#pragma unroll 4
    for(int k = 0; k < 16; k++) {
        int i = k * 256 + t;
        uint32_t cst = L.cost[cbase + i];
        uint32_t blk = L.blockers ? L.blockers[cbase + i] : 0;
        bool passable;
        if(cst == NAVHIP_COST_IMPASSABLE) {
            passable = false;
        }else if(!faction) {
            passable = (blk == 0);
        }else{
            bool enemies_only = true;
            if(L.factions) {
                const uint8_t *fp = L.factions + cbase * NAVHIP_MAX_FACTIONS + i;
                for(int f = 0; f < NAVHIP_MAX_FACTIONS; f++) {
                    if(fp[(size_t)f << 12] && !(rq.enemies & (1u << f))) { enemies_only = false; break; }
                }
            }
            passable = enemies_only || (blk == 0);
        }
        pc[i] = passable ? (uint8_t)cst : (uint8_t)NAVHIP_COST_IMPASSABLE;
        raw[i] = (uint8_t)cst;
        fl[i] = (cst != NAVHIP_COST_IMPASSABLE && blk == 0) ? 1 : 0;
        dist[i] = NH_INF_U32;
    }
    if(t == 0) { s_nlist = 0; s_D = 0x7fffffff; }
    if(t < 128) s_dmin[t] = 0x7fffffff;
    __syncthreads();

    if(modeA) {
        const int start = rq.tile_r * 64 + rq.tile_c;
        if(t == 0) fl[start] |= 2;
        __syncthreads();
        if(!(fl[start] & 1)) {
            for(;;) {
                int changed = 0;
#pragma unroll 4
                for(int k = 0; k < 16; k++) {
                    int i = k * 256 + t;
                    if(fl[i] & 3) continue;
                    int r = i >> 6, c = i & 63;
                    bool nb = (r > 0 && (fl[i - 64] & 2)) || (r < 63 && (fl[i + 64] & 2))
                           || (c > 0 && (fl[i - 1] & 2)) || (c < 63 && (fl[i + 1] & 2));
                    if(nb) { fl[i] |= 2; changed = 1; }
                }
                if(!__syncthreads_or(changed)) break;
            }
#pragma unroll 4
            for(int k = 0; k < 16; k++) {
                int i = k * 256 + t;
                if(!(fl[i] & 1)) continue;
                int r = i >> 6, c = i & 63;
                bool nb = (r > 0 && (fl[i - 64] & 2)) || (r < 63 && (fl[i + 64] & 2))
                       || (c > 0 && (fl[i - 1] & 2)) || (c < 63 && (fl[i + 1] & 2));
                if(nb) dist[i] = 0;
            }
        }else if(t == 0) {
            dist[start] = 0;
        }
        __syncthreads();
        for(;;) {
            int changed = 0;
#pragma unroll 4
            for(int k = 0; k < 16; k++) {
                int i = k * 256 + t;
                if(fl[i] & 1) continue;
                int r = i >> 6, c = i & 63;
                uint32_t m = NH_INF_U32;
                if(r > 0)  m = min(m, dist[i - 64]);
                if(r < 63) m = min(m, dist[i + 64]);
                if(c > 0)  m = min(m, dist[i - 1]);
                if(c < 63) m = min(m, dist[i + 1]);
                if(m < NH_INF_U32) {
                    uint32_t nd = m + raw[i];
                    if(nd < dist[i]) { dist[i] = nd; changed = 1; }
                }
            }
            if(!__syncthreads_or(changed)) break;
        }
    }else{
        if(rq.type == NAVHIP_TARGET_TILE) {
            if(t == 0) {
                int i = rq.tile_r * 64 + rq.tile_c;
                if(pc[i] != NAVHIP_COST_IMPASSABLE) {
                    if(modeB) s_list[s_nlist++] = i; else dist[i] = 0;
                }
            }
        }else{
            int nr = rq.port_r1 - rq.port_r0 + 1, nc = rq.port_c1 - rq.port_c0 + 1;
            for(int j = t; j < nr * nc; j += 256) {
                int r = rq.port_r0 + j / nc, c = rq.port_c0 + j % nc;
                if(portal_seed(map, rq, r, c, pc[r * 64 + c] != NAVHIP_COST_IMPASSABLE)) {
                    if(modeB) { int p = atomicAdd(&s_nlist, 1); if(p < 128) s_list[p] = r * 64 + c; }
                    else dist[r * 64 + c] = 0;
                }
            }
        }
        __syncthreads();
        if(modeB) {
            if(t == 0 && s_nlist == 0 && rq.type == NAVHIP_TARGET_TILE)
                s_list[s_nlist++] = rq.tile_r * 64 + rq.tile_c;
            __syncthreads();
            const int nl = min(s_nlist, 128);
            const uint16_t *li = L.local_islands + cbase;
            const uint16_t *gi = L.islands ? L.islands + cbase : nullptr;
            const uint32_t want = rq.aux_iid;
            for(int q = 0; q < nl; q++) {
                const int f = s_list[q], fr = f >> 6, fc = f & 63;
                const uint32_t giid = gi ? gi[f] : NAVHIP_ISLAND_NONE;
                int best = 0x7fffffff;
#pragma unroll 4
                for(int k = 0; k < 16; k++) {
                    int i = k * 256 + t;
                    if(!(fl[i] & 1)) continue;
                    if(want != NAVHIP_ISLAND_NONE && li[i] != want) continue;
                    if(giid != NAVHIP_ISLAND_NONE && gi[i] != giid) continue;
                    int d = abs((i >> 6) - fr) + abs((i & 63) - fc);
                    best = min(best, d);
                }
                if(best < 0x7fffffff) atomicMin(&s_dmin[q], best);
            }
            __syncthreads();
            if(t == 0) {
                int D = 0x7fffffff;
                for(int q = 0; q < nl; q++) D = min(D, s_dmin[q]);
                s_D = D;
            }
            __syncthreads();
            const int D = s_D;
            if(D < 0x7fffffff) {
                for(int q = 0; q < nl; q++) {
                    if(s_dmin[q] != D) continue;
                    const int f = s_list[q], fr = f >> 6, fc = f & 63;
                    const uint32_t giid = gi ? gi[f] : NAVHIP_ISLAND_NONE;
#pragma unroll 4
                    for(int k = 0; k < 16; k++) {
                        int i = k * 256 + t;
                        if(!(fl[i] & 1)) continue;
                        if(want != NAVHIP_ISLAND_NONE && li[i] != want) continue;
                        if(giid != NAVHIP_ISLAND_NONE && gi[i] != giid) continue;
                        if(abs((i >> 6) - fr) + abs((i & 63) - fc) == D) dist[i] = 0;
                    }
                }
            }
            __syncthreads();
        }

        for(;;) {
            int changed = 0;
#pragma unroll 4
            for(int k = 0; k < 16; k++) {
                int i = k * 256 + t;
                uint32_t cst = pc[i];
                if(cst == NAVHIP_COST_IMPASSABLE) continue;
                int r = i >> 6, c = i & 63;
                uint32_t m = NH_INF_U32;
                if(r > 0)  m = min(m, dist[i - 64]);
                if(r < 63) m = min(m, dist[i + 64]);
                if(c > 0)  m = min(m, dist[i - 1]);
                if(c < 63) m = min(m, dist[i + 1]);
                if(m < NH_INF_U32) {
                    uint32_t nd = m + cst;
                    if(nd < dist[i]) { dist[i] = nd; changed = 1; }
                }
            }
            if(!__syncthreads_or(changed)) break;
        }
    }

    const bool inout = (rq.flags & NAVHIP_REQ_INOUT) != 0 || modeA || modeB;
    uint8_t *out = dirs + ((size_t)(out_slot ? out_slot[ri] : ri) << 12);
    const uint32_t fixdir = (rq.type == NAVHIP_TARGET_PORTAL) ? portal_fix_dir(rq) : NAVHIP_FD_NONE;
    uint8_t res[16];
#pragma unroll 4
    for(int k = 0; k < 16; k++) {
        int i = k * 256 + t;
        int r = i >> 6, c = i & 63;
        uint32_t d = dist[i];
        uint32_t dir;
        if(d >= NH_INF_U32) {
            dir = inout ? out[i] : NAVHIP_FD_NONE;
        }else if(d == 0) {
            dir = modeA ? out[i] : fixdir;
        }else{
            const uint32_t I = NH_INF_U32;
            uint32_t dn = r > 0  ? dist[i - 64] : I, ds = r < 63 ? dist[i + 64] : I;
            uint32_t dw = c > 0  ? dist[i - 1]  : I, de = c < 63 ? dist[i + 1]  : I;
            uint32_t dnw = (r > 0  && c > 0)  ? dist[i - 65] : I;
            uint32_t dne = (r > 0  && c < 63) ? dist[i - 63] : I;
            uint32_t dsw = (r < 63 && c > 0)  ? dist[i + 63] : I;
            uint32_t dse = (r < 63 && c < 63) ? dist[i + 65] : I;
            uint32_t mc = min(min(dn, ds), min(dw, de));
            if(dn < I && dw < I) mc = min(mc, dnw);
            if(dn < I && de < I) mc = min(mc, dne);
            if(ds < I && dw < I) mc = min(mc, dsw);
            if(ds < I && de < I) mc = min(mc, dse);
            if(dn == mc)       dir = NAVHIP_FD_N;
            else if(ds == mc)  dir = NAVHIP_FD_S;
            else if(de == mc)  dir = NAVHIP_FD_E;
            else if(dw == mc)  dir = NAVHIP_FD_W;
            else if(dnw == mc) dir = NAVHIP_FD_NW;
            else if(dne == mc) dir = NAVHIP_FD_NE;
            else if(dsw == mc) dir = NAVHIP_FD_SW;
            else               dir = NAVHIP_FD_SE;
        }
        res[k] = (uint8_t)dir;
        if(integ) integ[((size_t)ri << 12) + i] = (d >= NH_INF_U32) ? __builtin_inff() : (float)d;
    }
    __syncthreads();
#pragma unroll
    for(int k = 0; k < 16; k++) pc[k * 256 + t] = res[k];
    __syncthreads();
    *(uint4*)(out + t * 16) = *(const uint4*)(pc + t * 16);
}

____

▸ **Work required**: Copy out all lines above holding "bool".

▸ **Answer to this exercise**:
        bool passable;
            bool enemies_only = true;
                    bool nb = (r > 0 && (fl[i - 64] & 2)) || (r < 63 && (fl[i + 64] & 2))
                bool nb = (r > 0 && (fl[i - 64] & 2)) || (r < 63 && (fl[i + 64] & 2))
    const bool inout = (rq.flags & NAVHIP_REQ_INOUT) != 0 || modeA || modeB;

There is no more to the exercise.